> WHAT YOU HAVE TO DO: From the records below, return every line containing the word "KOFF".

[Stored data entries]
►
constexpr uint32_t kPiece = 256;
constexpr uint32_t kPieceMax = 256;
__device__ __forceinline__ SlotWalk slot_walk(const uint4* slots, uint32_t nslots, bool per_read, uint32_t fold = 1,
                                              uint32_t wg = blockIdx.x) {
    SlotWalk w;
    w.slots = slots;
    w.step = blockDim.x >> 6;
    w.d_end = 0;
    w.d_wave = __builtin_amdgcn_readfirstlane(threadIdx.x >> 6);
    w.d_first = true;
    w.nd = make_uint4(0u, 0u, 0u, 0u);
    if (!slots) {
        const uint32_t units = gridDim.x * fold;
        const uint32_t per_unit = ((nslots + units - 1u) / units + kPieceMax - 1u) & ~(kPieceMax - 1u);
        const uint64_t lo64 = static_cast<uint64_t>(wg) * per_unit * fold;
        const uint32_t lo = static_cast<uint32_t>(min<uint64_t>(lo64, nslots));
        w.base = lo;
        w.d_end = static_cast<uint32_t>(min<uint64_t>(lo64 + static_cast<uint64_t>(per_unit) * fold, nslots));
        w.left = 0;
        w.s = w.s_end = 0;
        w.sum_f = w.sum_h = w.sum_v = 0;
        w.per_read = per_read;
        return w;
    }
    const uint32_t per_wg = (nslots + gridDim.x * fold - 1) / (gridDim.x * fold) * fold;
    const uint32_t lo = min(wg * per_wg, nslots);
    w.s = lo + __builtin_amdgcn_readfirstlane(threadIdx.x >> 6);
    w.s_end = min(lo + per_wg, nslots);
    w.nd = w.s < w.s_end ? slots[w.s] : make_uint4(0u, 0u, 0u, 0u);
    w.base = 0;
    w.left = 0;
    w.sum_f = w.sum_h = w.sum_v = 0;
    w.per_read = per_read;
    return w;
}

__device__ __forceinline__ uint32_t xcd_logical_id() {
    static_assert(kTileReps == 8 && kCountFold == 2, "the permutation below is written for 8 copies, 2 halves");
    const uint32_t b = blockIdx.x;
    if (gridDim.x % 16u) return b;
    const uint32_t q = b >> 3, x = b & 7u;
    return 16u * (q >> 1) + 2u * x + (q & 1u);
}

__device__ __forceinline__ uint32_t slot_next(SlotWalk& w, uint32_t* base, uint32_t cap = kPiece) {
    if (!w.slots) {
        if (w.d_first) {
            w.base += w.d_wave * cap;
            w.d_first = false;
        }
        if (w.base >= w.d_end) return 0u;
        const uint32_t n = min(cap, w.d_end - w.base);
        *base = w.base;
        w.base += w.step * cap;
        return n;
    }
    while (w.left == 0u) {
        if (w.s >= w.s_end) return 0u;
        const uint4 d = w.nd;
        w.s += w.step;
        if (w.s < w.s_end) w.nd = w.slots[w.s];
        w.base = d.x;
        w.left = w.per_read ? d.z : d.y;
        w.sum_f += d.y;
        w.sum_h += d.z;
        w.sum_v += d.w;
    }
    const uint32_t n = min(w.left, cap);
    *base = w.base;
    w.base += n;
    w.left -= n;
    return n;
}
◄
►
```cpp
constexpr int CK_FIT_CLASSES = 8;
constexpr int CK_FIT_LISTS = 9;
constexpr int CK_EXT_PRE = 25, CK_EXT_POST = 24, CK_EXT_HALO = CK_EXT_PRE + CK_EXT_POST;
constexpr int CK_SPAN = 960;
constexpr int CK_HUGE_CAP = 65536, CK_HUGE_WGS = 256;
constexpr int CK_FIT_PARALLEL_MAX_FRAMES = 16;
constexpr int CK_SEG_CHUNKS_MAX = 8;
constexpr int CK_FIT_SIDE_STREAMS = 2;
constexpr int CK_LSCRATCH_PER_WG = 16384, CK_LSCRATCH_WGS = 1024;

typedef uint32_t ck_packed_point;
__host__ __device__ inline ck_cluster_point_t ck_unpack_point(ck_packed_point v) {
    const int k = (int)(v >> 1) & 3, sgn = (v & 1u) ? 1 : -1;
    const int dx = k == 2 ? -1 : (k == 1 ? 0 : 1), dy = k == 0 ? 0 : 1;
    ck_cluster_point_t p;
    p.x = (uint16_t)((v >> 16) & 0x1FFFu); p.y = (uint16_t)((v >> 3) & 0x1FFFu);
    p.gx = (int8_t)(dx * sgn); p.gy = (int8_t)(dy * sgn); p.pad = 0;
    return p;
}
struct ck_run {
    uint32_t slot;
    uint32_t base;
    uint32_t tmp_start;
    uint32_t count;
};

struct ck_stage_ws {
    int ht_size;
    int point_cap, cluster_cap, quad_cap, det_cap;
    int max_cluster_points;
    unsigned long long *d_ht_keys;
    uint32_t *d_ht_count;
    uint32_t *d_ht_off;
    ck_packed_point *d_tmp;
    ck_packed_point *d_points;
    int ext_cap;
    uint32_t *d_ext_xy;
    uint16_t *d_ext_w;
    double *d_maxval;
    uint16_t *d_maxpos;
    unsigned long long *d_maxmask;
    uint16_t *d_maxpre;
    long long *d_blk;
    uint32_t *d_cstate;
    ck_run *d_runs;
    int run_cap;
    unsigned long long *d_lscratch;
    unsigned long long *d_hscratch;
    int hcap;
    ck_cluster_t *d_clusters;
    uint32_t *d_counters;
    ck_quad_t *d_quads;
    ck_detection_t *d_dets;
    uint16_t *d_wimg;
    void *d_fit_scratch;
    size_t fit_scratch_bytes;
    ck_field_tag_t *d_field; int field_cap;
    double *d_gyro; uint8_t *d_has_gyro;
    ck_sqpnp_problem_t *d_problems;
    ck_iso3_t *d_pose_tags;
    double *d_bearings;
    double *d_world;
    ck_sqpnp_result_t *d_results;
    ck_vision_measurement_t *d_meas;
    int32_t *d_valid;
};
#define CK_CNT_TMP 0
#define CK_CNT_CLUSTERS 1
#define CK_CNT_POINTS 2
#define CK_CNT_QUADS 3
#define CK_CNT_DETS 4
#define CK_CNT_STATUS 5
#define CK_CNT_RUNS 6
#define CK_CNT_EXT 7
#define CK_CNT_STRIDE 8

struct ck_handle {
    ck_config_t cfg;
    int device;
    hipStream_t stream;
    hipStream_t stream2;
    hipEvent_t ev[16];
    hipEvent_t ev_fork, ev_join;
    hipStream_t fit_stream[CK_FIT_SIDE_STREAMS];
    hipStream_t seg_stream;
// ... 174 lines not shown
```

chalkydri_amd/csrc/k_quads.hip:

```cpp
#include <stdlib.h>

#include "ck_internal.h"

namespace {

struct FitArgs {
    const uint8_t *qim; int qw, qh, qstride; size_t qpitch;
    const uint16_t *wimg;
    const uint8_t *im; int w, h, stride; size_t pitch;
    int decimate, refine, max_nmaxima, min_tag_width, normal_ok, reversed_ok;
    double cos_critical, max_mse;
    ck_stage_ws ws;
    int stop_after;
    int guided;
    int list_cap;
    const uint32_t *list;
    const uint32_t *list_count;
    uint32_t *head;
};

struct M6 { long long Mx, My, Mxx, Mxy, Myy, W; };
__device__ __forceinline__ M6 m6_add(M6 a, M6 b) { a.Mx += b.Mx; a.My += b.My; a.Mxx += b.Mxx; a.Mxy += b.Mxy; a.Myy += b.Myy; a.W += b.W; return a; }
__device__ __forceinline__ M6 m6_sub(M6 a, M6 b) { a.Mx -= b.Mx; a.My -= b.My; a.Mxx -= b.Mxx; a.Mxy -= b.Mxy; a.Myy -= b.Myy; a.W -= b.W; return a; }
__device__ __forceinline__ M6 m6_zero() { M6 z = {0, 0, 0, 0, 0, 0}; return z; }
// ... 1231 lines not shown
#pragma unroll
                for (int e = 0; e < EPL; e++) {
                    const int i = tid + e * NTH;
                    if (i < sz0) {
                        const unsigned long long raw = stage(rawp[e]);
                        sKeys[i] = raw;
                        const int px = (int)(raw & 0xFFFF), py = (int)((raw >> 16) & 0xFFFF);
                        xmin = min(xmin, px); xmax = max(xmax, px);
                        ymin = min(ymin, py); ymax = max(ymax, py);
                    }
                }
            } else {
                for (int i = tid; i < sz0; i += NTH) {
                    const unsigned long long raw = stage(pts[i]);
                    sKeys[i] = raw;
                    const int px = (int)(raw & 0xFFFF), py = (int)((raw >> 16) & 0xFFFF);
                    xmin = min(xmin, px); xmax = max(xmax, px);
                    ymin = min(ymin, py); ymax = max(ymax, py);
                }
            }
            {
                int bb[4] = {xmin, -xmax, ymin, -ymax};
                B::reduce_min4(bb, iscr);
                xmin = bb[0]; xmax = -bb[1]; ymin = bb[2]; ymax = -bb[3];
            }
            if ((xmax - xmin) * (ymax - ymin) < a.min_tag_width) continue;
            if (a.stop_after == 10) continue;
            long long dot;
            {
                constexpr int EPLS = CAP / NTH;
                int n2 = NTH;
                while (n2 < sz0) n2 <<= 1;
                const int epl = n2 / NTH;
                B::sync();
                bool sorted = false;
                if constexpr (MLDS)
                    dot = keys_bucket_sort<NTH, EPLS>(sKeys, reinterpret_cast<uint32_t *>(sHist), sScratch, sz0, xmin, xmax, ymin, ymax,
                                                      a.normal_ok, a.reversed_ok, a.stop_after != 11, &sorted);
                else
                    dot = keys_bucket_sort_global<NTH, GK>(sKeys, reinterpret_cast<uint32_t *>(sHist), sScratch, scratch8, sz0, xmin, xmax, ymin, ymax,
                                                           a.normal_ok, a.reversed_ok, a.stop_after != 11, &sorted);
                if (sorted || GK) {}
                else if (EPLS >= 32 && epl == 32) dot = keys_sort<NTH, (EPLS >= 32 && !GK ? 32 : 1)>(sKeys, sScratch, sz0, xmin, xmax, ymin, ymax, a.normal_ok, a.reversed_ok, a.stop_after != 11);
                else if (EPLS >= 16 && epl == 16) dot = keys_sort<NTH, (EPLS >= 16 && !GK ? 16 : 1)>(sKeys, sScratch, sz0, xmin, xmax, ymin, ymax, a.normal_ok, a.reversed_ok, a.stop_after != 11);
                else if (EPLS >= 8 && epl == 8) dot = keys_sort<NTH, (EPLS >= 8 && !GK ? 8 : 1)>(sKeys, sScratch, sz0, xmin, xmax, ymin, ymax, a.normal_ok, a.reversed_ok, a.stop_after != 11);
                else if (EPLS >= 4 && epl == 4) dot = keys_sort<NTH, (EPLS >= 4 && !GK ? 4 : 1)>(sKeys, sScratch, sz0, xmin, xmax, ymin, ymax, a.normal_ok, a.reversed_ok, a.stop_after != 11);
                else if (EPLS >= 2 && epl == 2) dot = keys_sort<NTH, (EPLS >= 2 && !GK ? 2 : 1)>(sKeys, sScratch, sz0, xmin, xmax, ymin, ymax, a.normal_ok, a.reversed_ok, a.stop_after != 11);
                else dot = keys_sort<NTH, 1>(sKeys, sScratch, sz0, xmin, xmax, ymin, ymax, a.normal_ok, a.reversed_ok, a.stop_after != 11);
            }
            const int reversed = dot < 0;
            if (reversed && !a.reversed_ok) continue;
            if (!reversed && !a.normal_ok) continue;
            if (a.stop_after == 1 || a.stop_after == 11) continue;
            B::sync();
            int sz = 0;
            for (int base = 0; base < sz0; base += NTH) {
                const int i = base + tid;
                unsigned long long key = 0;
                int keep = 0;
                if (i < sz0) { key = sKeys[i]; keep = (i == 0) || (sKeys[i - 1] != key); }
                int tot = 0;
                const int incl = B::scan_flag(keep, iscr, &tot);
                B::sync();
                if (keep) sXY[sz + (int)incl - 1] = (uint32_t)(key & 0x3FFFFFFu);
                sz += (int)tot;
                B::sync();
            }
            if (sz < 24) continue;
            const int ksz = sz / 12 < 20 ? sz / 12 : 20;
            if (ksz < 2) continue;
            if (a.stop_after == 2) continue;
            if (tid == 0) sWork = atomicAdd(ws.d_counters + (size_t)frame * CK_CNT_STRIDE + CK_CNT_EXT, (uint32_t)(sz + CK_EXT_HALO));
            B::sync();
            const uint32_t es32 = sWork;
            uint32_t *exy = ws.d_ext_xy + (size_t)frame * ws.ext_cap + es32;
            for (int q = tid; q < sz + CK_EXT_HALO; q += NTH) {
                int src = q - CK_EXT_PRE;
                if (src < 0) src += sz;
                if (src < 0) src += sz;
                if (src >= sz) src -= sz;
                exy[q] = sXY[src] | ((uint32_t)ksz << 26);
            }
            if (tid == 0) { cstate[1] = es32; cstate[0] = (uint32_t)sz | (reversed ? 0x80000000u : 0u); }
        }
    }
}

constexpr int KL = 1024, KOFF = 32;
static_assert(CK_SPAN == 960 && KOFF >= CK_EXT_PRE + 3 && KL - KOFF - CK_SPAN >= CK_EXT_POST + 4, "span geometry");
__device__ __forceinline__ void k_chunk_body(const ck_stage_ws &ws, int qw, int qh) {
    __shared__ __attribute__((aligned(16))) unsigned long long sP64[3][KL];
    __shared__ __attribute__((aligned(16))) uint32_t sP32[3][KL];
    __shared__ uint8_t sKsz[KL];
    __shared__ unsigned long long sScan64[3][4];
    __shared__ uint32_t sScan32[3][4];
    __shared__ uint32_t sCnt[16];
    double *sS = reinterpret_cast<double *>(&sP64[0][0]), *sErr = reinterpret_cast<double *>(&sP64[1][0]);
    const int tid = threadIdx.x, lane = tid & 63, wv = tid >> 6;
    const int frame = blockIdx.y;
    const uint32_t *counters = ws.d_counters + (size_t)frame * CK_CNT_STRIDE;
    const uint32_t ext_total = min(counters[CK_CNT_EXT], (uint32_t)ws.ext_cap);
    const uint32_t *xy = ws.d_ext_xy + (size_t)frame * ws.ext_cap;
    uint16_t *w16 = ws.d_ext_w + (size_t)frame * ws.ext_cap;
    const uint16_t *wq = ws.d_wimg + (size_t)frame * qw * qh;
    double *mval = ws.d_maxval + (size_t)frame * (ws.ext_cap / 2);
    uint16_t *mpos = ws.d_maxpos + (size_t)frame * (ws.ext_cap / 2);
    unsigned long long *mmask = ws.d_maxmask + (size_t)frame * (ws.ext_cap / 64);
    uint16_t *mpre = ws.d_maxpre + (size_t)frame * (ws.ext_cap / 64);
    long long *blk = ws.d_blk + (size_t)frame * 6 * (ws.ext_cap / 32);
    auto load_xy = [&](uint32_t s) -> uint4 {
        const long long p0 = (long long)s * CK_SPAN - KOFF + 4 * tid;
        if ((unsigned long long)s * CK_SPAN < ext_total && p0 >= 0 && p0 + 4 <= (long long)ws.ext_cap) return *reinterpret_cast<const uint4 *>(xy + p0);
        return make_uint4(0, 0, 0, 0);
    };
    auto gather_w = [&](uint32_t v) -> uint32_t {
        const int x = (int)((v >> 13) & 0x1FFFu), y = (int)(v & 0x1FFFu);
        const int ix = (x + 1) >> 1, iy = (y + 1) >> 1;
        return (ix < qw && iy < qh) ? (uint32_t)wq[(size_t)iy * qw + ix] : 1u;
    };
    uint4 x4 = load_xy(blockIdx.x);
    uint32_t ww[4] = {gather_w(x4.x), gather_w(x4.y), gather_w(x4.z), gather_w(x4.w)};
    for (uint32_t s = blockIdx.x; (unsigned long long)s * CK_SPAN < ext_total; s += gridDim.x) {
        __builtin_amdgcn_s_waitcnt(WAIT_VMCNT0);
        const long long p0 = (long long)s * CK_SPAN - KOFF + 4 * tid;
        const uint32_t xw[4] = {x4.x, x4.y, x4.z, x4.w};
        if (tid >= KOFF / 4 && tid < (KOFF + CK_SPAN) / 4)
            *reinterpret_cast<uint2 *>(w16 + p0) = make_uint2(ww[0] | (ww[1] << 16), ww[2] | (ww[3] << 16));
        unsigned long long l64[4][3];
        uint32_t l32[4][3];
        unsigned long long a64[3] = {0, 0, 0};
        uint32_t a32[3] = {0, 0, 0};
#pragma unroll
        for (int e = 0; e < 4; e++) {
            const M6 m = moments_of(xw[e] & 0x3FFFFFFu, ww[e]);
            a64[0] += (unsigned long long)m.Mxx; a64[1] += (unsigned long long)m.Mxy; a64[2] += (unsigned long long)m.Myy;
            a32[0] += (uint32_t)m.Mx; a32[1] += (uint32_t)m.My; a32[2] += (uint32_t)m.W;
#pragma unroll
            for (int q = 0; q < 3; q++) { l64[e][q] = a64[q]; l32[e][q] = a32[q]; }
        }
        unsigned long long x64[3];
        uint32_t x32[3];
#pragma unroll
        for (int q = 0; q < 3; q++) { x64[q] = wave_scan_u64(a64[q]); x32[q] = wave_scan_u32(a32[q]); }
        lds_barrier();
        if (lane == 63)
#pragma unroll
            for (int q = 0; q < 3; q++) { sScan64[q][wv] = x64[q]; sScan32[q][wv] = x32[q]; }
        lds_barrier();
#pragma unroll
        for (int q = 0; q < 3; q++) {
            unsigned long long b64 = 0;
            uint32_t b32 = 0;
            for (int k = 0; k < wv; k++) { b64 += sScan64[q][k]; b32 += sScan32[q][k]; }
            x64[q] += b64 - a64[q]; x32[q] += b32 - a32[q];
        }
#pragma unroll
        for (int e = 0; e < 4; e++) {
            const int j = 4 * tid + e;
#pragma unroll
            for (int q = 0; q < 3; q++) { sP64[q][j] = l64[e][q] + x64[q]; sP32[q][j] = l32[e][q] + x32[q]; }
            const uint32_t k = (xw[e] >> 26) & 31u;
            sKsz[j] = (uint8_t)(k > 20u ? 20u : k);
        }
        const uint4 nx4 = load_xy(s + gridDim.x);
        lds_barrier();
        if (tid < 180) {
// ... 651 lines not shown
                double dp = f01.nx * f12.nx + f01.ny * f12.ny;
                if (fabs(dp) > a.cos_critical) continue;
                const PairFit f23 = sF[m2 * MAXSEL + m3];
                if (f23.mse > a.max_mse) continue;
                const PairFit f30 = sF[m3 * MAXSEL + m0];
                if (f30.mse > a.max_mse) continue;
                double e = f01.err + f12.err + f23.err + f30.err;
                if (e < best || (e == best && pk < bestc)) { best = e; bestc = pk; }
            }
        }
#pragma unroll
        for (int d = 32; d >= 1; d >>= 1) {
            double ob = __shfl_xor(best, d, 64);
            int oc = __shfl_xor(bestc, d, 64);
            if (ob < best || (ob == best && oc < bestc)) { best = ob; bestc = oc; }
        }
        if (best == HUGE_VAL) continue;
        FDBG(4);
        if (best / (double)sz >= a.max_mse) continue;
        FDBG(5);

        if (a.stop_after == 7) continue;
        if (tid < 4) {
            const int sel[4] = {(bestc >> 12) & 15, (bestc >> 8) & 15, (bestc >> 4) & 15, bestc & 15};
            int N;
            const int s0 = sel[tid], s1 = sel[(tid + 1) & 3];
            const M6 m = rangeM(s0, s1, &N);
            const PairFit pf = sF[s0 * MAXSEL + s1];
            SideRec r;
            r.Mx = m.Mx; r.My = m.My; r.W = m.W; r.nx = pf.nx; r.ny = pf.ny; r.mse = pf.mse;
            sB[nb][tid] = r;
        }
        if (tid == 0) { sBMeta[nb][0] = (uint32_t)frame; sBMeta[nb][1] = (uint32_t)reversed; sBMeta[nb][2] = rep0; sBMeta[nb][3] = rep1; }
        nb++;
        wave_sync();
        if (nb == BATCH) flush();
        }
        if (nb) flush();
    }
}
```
◄
►
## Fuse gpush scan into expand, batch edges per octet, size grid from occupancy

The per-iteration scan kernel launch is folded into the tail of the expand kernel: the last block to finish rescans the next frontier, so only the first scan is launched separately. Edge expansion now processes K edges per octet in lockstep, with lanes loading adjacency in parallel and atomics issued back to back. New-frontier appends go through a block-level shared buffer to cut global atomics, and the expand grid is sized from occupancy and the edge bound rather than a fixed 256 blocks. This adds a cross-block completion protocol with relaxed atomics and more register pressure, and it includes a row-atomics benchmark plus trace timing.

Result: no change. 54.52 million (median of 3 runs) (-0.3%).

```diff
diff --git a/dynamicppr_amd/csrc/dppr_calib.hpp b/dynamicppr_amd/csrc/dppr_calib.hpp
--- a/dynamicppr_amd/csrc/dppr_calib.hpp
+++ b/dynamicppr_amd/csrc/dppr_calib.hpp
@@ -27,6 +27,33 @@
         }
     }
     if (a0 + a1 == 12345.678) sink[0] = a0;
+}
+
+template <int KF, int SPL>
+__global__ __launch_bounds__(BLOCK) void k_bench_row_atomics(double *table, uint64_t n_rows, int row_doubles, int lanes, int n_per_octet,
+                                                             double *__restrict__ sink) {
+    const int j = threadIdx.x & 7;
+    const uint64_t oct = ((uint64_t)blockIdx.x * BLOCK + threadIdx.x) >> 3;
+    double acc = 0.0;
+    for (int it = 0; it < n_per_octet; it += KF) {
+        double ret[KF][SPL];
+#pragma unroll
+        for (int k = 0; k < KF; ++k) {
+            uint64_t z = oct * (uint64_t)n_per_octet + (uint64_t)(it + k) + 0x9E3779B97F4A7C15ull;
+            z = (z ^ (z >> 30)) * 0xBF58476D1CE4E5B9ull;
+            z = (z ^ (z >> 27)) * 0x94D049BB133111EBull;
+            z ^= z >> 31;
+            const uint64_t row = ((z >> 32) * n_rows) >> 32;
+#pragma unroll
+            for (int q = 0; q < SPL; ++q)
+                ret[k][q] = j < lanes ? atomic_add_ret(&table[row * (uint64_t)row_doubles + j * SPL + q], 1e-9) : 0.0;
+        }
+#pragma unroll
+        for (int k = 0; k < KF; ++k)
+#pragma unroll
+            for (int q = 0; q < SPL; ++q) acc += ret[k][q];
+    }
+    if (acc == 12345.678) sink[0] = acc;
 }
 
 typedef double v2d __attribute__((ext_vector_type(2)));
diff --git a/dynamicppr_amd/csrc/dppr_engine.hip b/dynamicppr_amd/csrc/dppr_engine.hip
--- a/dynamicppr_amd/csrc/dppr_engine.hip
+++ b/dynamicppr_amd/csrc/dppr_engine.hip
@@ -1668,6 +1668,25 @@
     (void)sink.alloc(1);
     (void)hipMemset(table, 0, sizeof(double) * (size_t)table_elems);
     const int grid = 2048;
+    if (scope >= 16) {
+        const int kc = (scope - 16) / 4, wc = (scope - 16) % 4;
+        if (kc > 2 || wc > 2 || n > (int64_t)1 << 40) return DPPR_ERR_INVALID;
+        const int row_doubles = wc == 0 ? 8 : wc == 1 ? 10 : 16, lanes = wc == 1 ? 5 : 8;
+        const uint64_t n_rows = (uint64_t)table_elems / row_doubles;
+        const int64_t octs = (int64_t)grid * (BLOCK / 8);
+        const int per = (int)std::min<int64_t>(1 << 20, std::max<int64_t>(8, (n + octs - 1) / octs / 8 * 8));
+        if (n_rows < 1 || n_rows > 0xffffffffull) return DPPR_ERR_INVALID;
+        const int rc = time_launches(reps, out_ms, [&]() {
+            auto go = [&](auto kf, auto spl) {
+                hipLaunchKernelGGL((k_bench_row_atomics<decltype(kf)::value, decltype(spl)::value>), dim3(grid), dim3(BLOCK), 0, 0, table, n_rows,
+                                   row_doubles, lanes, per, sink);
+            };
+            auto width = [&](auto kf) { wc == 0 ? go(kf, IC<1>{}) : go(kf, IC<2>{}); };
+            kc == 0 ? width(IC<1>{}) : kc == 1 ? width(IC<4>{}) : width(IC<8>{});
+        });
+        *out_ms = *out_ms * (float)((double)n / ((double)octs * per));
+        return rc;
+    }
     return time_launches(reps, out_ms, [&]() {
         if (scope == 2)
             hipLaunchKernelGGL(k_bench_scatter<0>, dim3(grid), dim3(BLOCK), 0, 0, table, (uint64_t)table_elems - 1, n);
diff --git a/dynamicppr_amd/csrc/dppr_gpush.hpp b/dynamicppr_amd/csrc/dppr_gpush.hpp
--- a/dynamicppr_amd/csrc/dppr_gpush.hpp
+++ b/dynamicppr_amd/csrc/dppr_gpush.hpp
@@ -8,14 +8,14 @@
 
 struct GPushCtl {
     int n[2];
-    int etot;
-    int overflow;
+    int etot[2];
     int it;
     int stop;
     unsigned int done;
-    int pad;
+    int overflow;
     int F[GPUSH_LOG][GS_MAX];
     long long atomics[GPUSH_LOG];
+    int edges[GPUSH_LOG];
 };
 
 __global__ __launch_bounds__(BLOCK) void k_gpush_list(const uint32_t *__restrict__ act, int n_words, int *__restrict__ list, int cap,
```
◄
> RESPONSE AREA:
constexpr int KL = 1024, KOFF = 32;
static_assert(CK_SPAN == 960 && KOFF >= CK_EXT_PRE + 3 && KL - KOFF - CK_SPAN >= CK_EXT_POST + 4, "span geometry");
        const long long p0 = (long long)s * CK_SPAN - KOFF + 4 * tid;
        const long long p0 = (long long)s * CK_SPAN - KOFF + 4 * tid;
        if (tid >= KOFF / 4 && tid < (KOFF + CK_SPAN) / 4)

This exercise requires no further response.